▶ **Work required**
Within the material below, count every line with the string "properties". Give no more than the number.

▶ **Given data**

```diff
     bool stored = false, full_tile = false, more = true;
     if (++c_k == nt) {
-      int m0, n0;
-      tile_of(c_tile, m0, n0);
+      int m0, n0, rows;
+      tile_of(c_tile, m0, n0, rows);
       full_tile = NST > 0 && m0 + PBM <= g.M && n0 + PBN <= g.N;
-      {
+      if constexpr (F != FM) {
+        full_tile = false;
+        char* scratch = smem + NSLOT * SLOT_BYTES + wid * 2048;
+        using TO = std::conditional_t<EPI == 1, bf16, float>;
+        nt_store_tile_staged<F, TO>(g, reinterpret_cast<f32x4(&)[F][4]>(acc), m0 + wr * 16 * F, n0 + wc * 64, lane,
+                                    scratch);
+      } else {
         char* scratch = smem + NSLOT * SLOT_BYTES + wid * 2048;
         if constexpr (EPI == 1)
           nt_store_tile_staged<FM, bf16>(g, acc, m0 + wr * WROWS, n0 + wc * 64, lane, scratch);
@@ -296,9 +344,19 @@
     } else {
       wait_vmcnt<0>();
     }
-    if (!more) break;
+    if (!more) return false;
     __syncthreads();
     slot = slot == NSLOT - 1 ? 0 : slot + 1;
+    ++s;
+    return true;
+  };
+  if constexpr (FMS > 0) {
+    bool more = true;
+    while (more && c_tile < nfull) more = run_stage(std::integral_constant<int, FM>{});
+    while (more) more = run_stage(std::integral_constant<int, FMS>{});
+  } else {
+    while (run_stage(std::integral_constant<int, FM>{})) {
+    }
   }
   if constexpr (DYN) sched_exit();
 #undef LOAD_FRAGS
@@ -313,6 +371,55 @@
   static unsigned next = 0;
   unsigned* p = (unsigned*)nvit_symbol_address(HIP_SYMBOL(nvit_sched_slots), base);
   return p ? p + 16 * (next++ & 63) : nullptr;
+}
+
+constexpr int SHORT_FMS[] = {2, 3, 4, 5, 6, 7};
+bool g_gemm_nt_short_tile = true;
+
+struct ShortPlan {
+  int full;
+  int panels_full;
+  int rows_left;
+  int fms;
+  int tiles_short;
+};
+
+ShortPlan nt_short_plan(int M, int N, int G) {
+  ShortPlan p = {0, 0, 0, 0, 0};
+  if (M <= 0 || N <= 0 || G <= 0) return p;
+  const long long tiles_m = cdiv(M, 256), tiles_n = cdiv(N, 256), T = tiles_m * tiles_n;
+  p.full = (int)(T / G);
+  p.panels_full = (int)tiles_m;
+  if (T % G == 0 || p.full == 0) return p;
+  p.panels_full = (int)((long long)p.full * G / tiles_n);
+  p.rows_left = M - 256 * p.panels_full;
+  for (int fms : SHORT_FMS) {
+    const long long n = (long long)cdiv(p.rows_left, 32 * fms) * tiles_n;
+    if (n <= G) {
+      p.fms = fms;
+      p.tiles_short = (int)n;
+      return p;
+    }
+  }
+  p.panels_full = (int)tiles_m;
+  p.rows_left = 0;
+  return p;
+}
+
+template <typename T, int EPI, int FMS>
+int launch_short(const NtArgs& g, int n_cu, int lds_bytes, const ShortPlan& p, hipStream_t s) {
+  static bool attr_set = false;
+  if (!attr_set) {
+    const hipError_t e = hipFuncSetAttribute((const void*)gemm_nt_persistent_kernel<T, 8, EPI, false, FMS>,
+                                             hipFuncAttributeMaxDynamicSharedMemorySize, lds_bytes);
+    if (e != hipSuccess) NVIT_FAIL((int)e, "gemm_nt: cannot raise LDS limit: %s", hipGetErrorString(e));
+    attr_set = true;
+  }
+  const int nfull = p.panels_full * g.tiles_n;
+  hipLaunchKernelGGL((gemm_nt_persistent_kernel<T, 8, EPI, false, FMS>), dim3(n_cu), dim3(512), lds_bytes, s, g,
+                     p.panels_full, nfull + p.tiles_short, (unsigned*)nullptr, nfull, p.tiles_short / g.tiles_n);
+  NVIT_CHECK_LAUNCH("gemm_nt_persistent");
+  return NVIT_OK;
 }
 
 template <typename T, int FM, int EPI>
@@ -336,12 +443,27 @@
   const int tiles_m = cdiv(g.M, Cfg::PBM);
   const int nt = g.K / (ROWB / (int)sizeof(T));
   unsigned* sched = (CAN_DYN && g_gemm_sched_dynamic && nt >= Cfg::NSLOT + 4) ? sched_slot() : nullptr;
+  if constexpr (FM == 8 && (EPI == 1 || EPI == 2)) {
+    if (!sched && g_gemm_nt_short_tile) {
+      const ShortPlan p = nt_short_plan(g.M, g.N, n_cu);
+      switch (p.fms) {
+        case 2: return launch_short<T, EPI, 2>(g, n_cu, LDS_BYTES, p, s);
+        case 3: return launch_short<T, EPI, 3>(g, n_cu, LDS_BYTES, p, s);
+        case 4: return launch_short<T, EPI, 4>(g, n_cu, LDS_BYTES, p, s);
+        case 5: return launch_short<T, EPI, 5>(g, n_cu, LDS_BYTES, p, s);
+        case 6: return launch_short<T, EPI, 6>(g, n_cu, LDS_BYTES, p, s);
+        case 7: return launch_short<T, EPI, 7>(g, n_cu, LDS_BYTES, p, s);
+        default: break;
+      }
+    }
+  }
+  const int ntiles = tiles_m * g.tiles_n;
   if (sched)
     hipLaunchKernelGGL((gemm_nt_persistent_kernel<T, FM, EPI, CAN_DYN>), dim3(n_cu), dim3(512), LDS_BYTES, s, g, tiles_m,
-                       tiles_m * g.tiles_n, sched);
+                       ntiles, sched, ntiles, 0);
   else
     hipLaunchKernelGGL((gemm_nt_persistent_kernel<T, FM, EPI, false>), dim3(n_cu), dim3(512), LDS_BYTES, s, g, tiles_m,
-                       tiles_m * g.tiles_n, (unsigned*)nullptr);
+                       ntiles, (unsigned*)nullptr, ntiles, 0);
   NVIT_CHECK_LAUNCH("gemm_nt_persistent");
   return NVIT_OK;
 }
@@ -368,6 +490,20 @@
   return NVIT_OK;
 }
 
+extern "C" int nvit_set_gemm_nt_short_tile(int on) {
+  g_gemm_nt_short_tile = on != 0;
+  return NVIT_OK;
+}
+
+extern "C" int nvit_gemm_nt_short_plan(int M, int N, int n_wg, int* plan) {
+  NVIT_REQUIRE(plan != nullptr && M > 0 && N > 0 && n_wg >= 0, "gemm_nt_short_plan: bad arguments");
+  if (n_wg == 0) n_wg = p_num_cu();
+  if (n_wg == 0) NVIT_FAIL(NVIT_EINVAL, "gemm_nt: cannot query device properties");
+  const ShortPlan p = nt_short_plan(M, N, n_wg);
+  plan[0] = p.full, plan[1] = p.panels_full, plan[2] = p.rows_left, plan[3] = p.fms, plan[4] = p.tiles_short;
+  return p.fms > 0 ? 1 : 0;
+}
+
 int nvit_gemm_nt_fused_launch(const NtArgs& g, int epi, hipStream_t s) {
   const int n_cu = p_num_cu();
   if (n_cu == 0) NVIT_FAIL(NVIT_EINVAL, "gemm_nt: cannot query device properties");
```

▶ **Response area**
2